▸ Excerpted records

# LDeakin/zarrs_tools

Hardware: AMD Instinct MI355X
Metric: GiB/s filtered (device-resident), guided_filter r=4, 2048³ f32, 256³ chunks (higher is better)
Workload: dtype f32; 1 GPU; guided_filter eps=2500 r=4 on a 2048x2048x2048 f32 array, 256^3 chunks, device-resident; rank g owns a z-slab of chunk rows + 2r halo; chunks_total=512, chunks_rank0=512, parallelism=chunk-rows x1 (strong)

## Files before the change

### zarrs_tools_amd/csrc/gf_fused.hpp

```cpp
#pragma once

#include <hip/hip_runtime.h>

#include <atomic>
#include <stdint.h>

#include <algorithm>
#include <type_traits>

#include "zt_device.hpp"
#include "zt_kernels.hpp"

#ifndef GF_K4_R4
#define GF_K4_R4 8
#endif
#ifndef GF_ORDER_R4
#define GF_ORDER_R4 2
#endif
#ifndef GF_ORDER
#define GF_ORDER 0
#endif
#ifndef GF_PRIO
#define GF_PRIO 1
#endif
#ifndef GF_HX_B128
#define GF_HX_B128 1
#endif
#ifndef GF_P1RING_MAXR
#define GF_P1RING_MAXR 2
#endif
#ifndef GF_K3
#define GF_K3 4
#endif
#ifndef GF_K4
#define GF_K4 4
#endif
#ifndef GF_STX
#define GF_STX 4
#endif
#ifndef GF_STY
#define GF_STY 16
#endif
#ifndef GF_P1PFD
#define GF_P1PFD 2
#endif
#ifndef GF_P1PFD_R4M1
#define GF_P1PFD_R4M1 1
#endif
#ifndef GF_P1PFD_R2
#define GF_P1PFD_R2 2
#endif
#ifndef GF_CNTREG
#define GF_CNTREG 1
#endif
#ifndef GF_P3VPF
#define GF_P3VPF 2
#endif
#ifndef GF_P5VPF
#define GF_P5VPF 1
#endif
#ifndef GF_WAVE_SKIP
#define GF_WAVE_SKIP 1
#endif

namespace zt {

template <int R, int K>
__device__ __forceinline__ void tree_window_sums(const float (&in)[K + 2 * R], float (&out)[K]) {
    constexpr int W = 2 * R + 1;
    if constexpr (W == 1) {
#pragma unroll
        for (int i = 0; i < K; ++i) out[i] = in[i];
    } else {
        constexpr int N = K + 2 * R;
        float p2[N], p4[N], p8[N], p16[N], p32[N], p64[N], p128[N];
#pragma unroll
        for (int i = 0; i + 1 < N; ++i) p2[i] = in[i] + in[i + 1];
        if constexpr (W >= 4) {
#pragma unroll
            for (int i = 0; i + 3 < N; ++i) p4[i] = p2[i] + p2[i + 2];
        }
        if constexpr (W >= 8) {
#pragma unroll
            for (int i = 0; i + 7 < N; ++i) p8[i] = p4[i] + p4[i + 4];
        }
        if constexpr (W >= 16) {
#pragma unroll
            for (int i = 0; i + 15 < N; ++i) p16[i] = p8[i] + p8[i + 8];
        }
        if constexpr (W >= 32) {
#pragma unroll
            for (int i = 0; i + 31 < N; ++i) p32[i] = p16[i] + p16[i + 16];
        }
        if constexpr (W >= 64) {
#pragma unroll
            for (int i = 0; i + 63 < N; ++i) p64[i] = p32[i] + p32[i + 32];
        }
        if constexpr (W >= 128) {
#pragma unroll
            for (int i = 0; i + 127 < N; ++i) p128[i] = p64[i] + p64[i + 64];
        }
#pragma unroll
        for (int i = 0; i < K; ++i) {
            float acc = 0.0f;
            int off = 0;
            bool first = true;
#pragma unroll
            for (int b = 7; b >= 0; --b) {
                if (W & (1 << b)) {
                    float piece;
                    switch (b) {
                    case 0: piece = in[i + off]; break;
                    case 1: piece = p2[i + off]; break;
                    case 2: piece = p4[i + off]; break;
                    case 3: piece = p8[i + off]; break;
                    case 4: piece = p16[i + off]; break;
                    case 5: piece = p32[i + off]; break;
                    case 6: piece = p64[i + off]; break;
                    default: piece = p128[i + off]; break;
                    }
                    acc = first ? piece : acc + piece;
                    first = false;
                    off += 1 << b;
                }
            }
            out[i] = acc;
        }
    }
}

template <int R, int K, typename T>
__device__ __forceinline__ void tree_window_sums_t(const T (&in)[K + 2 * R], T (&out)[K]) {
    constexpr int W = 2 * R + 1;
    constexpr int N = K + 2 * R;
    if constexpr (W == 1) {
#pragma unroll
        for (int i = 0; i < K; ++i) out[i] = in[i];
    } else {
        T p2[N], p4[N], p8[N], p16[N];
#pragma unroll
        for (int i = 0; i + 1 < N; ++i) p2[i] = in[i] + in[i + 1];
        if constexpr (W >= 4) {
#pragma unroll
            for (int i = 0; i + 3 < N; ++i) p4[i] = p2[i] + p2[i + 2];
        }
        if constexpr (W >= 8) {
#pragma unroll
            for (int i = 0; i + 7 < N; ++i) p8[i] = p4[i] + p4[i + 4];
        }
        if constexpr (W >= 16) {
#pragma unroll
            for (int i = 0; i + 15 < N; ++i) p16[i] = p8[i] + p8[i + 8];
        }
        static_assert(W < 32, "fused radii only");
#pragma unroll
        for (int i = 0; i < K; ++i) {
            T acc{};
            int off = 0;
            bool first = true;
#pragma unroll
            for (int b = 4; b >= 0; --b) {
                if (W & (1 << b)) {
                    T piece;
                    switch (b) {
                    case 0: piece = in[i + off]; break;
                    case 1: piece = p2[i + off]; break;
                    case 2: piece = p4[i + off]; break;
                    case 3: piece = p8[i + off]; break;
                    default: piece = p16[i + off]; break;
                    }
                    acc = first ? piece : acc + piece;
                    first = false;
                    off += 1 << b;
                }
            }
            out[i] = acc;
        }
    }
}


typedef float f2 __attribute__((ext_vector_type(2)));

__device__ __forceinline__ f2 pk_fma(f2 a, f2 b, f2 c) { return __builtin_elementwise_fma(a, b, c); }

template <int R, int K, typename T>
__device__ __forceinline__ void core_window_sums(const T (&in)[K + 2 * R], T (&out)[K]);

__device__ __forceinline__ int clamped_count(int i, int n, int r) {
    int lo = i - r < 0 ? 0 : i - r;
    int hi = i + r > n - 1 ? n - 1 : i + r;
    return hi - lo + 1;
}
__device__ __forceinline__ int cmul(int a, int b) { return (int)__umul24((unsigned)a, (unsigned)b); }
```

▸ Activity
Quote the data above verbatim from its first line to the line that includes "### zarrs_tools_amd/csrc/gf_fused.hpp", with both boundary lines retained.

▸ Your response
# LDeakin/zarrs_tools

Hardware: AMD Instinct MI355X
Metric: GiB/s filtered (device-resident), guided_filter r=4, 2048³ f32, 256³ chunks (higher is better)
Workload: dtype f32; 1 GPU; guided_filter eps=2500 r=4 on a 2048x2048x2048 f32 array, 256^3 chunks, device-resident; rank g owns a z-slab of chunk rows + 2r halo; chunks_total=512, chunks_rank0=512, parallelism=chunk-rows x1 (strong)

## Files before the change

### zarrs_tools_amd/csrc/gf_fused.hpp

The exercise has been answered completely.